02 "Racial Delusion and the Selective Breeding of Humans"

Eugenics and racial hygiene as the foundations of Nazi ideology
2.1 Racial Hygiene Propaganda
2.2 "Choosing the Right Spouse"
2.3 "The Threat of the Subhuman"
2.4 Otto Reche
2.5 "Nuremberg Laws"
2.6 "Race and Heimat"
2.1 Racial Hygiene Propaganda

In the late 19th century a new discipline developed in Great Britain somewhere between anthropology, medicine, and biology for which its founder, Francis Galton, coined the term "eugenics". While "valuable" individuals were to be promoted ("positive eugenics"), carriers of an allegedly inferior genotype should be systematically excluded from reproduction ("negative eugenics"), which would lead to a genetic improvement of humankind. The idea met with public approval in many European countries and North America.

In Germany, it was above all the völkische Right (from which National Socialism developed) who advocated a considerably more radical form of eugenics, called "racial hygiene." The racial hygienists were less concerned with the prevention of individual suffering (the traditional role of medicine) than with biologically securing the power of the "Aryan Herrenmensch." For the Nazi eugenicists, the existence of the German people was endangered by the "interbreeding" with "foreigners" (Jews, Slavs, Roma and Sinti, and others) and the reproduction of the "inferior" among their own people (the handicapped, members of social fringe groups). The combination of anti-Semitism, racism, and eugenics became an essential part of Nazi doctrine.

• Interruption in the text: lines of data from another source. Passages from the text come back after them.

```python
# ... 334 lines not shown
                                      self._ptr(pol_t), self._ptr(th_t), len(mS), _lib.darr(mS), _lib.darr(pS), self._ptr(U),
                                      out)
        _lib.check(self._h, rc, 'admp_pscale_grad')
        return np.array(out[:], dtype=np.float64)

    def get_mscale_gradient(self, positions, box, pairs, Q_local, mScales):
        return self._mscale_gradient(0, positions, box, pairs, self._pad_Q(Q_local), 9, len(self._host64(mScales)))

    def scf_stats(self, reset=False):
        out = (ctypes.c_int64 * 8)()
        _lib.check(self._h, self._L.admp_scf_stats(self._h, out, 1 if reset else 0), 'admp_scf_stats')
        keys = ('plain', 'speculative', 'speculative_failed', 'chained', 'chained_too_short', 'chained_too_long',
                'wasted_increments', 'jacobi_steps')
        return dict(zip(keys, (int(v) for v in out)))

    def xpass_stats(self, reset=False):
        out = (ctypes.c_int64 * 2)()
        _lib.check(self._h, self._L.admp_xpass_stats(self._h, out, 1 if reset else 0), 'admp_xpass_stats')
        return {'circulant': int(out[0]), 'transforms': int(out[1])}

    def plane_mfma_stats(self, reset=False):
        out = (ctypes.c_int64 * 2)()
        _lib.check(self._h, self._L.admp_plane_mfma_stats(self._h, out, 1 if reset else 0), 'admp_plane_mfma_stats')
        return {'matrix_share': int(out[0]), 'vector': int(out[1])}

    def pair_rider_stats(self, reset=False):
        out = (ctypes.c_int64 * 2)()
        _lib.check(self._h, self._L.admp_pair_rider_stats(self._h, out, 1 if reset else 0), 'admp_pair_rider_stats')
        return {'rode': int(out[0]), 'own_launch': int(out[1])}

    def pair_real(self, positions, box, pairs, Q_local, mScales, pol=None, tholes=None, pScales=None, U=None, which=0,
                  flags=1, field=None):
        self._use_current_stream()
        L, h, na = self._L, self._h, self.n_atoms
        self.set_pairs(pairs)
        pos = self._real(positions, (na, 3))
        Q = self._pad_Q(Q_local)
        mS = self._host64(mScales)
        pol_t = th_t = U_t = pS = F_t = None
        if self.lpol:
            pol_t, th_t, U_t = self._real(pol, (na,)), self._real(tholes, (na,)), self._real(U, (na, 3))
            pS = _lib.darr(self._host64(pScales, len(mS)))
            F_t = self._real(field, (na, 3)) if field is not None else None

        def new(k):
            return torch.empty((na, k), dtype=self._dtype, device=self._device)
        grad, pot = (new(3), new(9)) if which == 0 else (None, None)
# ... 56 lines not shown
```

include/admp_hip.h:

```cpp
#ifndef ADMP_HIP_H
#define ADMP_HIP_H

#include <stdint.h>

#ifdef __cplusplus
extern "C" {
#endif

typedef struct admp_handle admp_handle;

enum {
  ADMP_OK = 0,
  ADMP_E_ARG = -1,
  ADMP_E_HIP = -2,
  ADMP_E_FFT = -3,
  ADMP_E_NOGPU = -4,
  ADMP_E_STATE = -5,
  ADMP_E_COMM = -6
};

const char* admp_version(void);

int admp_create(admp_handle** out, int device, int precision );
int admp_destroy(admp_handle* h);
// ... 129 lines not shown
} admp_comm;
int admp_slab_configure(admp_handle* h, int rank, int nranks);
int admp_set_comm(admp_handle* h, const admp_comm* comm);
int admp_slab_info(admp_handle* h, int64_t* out11);
typedef struct admp_rccl admp_rccl;
enum { ADMP_RCCL_ID_BYTES = 128, ADMP_RCCL_NTAGS = 8 };
int admp_rccl_unique_id(void* out128);
int admp_rccl_create(admp_rccl** out, int device, const void* id128, int rank, int nranks);
int admp_rccl_destroy(admp_rccl* c);
int admp_rccl_abort(admp_rccl* c);
int admp_rccl_stats(admp_rccl* c, int64_t* bytes_out, int64_t* calls_out, int reset);
int admp_rccl_all_reduce(admp_rccl* c, void* buf, int64_t count, int dtype , int op , void* hip_stream);
int admp_rccl_all_to_all_v(admp_rccl* c, const void* send, const int64_t* send_counts, void* recv, const int64_t* recv_counts,
                           int dtype, void* hip_stream);
int admp_rccl_shift(admp_rccl* c, const void* send, void* recv, int64_t count, int dtype, int to_next, void* hip_stream);
int admp_rccl_version(int* version);
const char* admp_rccl_last_error(void);
int admp_set_comm_rccl(admp_handle* h, admp_rccl* c);
int admp_slab_home(admp_handle* h, int32_t* home_out, int* n_home, int* n_import);

int admp_scf_stats(admp_handle* h, int64_t* out8, int reset);
int admp_xpass_stats(admp_handle* h, int64_t* out2, int reset);
int admp_plane_mfma_stats(admp_handle* h, int64_t* out2, int reset);
#define ADMP_MESH_INFO_WORDS 16
#define ADMP_MESH_PATH_ROCFFT 0
#define ADMP_MESH_PATH_FUSED_X 1
#define ADMP_MESH_PATH_DIRECT_LINES 2
#define ADMP_MESH_PATH_DIRECT_PLANES 3
#define ADMP_MESH_PATH_TWO_LEVEL 4
int admp_mesh_convolve(admp_handle* h, const double* box, int which, void* mesh_inout, int on_device, double* E_out,
                       int32_t* info16);
int admp_pair_real(admp_handle* h, const void* positions, const double* box, const void* Q_local, const void* pol,
                   const void* tholes, int n_scales, const double* mScales, const double* pScales, const void* U,
                   const void* F, int which, int flags, int on_device, double* E_out, void* grad, void* pot, void* fld,
                   int32_t* info4);
#define ADMP_SPREAD_FORM_SCAN 0
#define ADMP_SPREAD_FORM_PLANES 1
#define ADMP_SPREAD_FORM_BRICKS 2
#define ADMP_SPREAD_FORM_PLANE_KERNEL 3
int admp_mesh_spread(admp_handle* h, const void* positions, const double* box, const void* Q_local, const void* pol,
                     const void* tholes, const void* U, int which, int flags, int on_device, void* mesh_out, int32_t* info8);
int admp_mesh_gather(admp_handle* h, const void* positions, const double* box, const void* Q_local, const void* pol,
                     const void* tholes, const void* U, const void* phi_in, int which, int on_device, double* E_out, void* pot,
                     void* grad, void* fld, int32_t* info4);
int admp_pair_rider_stats(admp_handle* h, int64_t* out2, int reset);
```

When the National Socialists came to power in Germany, they began to implement their plans of social exclusion and annihilation. The first step was the Law for the Prevention of Progeny with Hereditary Disease of 14 July 1933 (see illustration 3.2). Subsequently, the Nuremberg Laws of September 1935 formed the basis for the systematic expulsion of the Jews from German society. Intermarriage and sexual intercourse between Jews and "Aryans" were prohibited and prosecuted by the courts as "racial disgrace." At the same time, the Marriage Health Law was passed, which envisaged marriage prohibitions for "genetically inferior" people. By then compulsory sterilizations were already a routine measure of Nazi health policy.

In Austria, the Wiener Gesellschaft für Rassenpflege (Rassenhygiene) (Viennese Society for Racial Care/Racial Hygiene) - founded in 1925 - propagated these ideas at universities and in public. Already long before 1938, this society had been a Nazi front organization.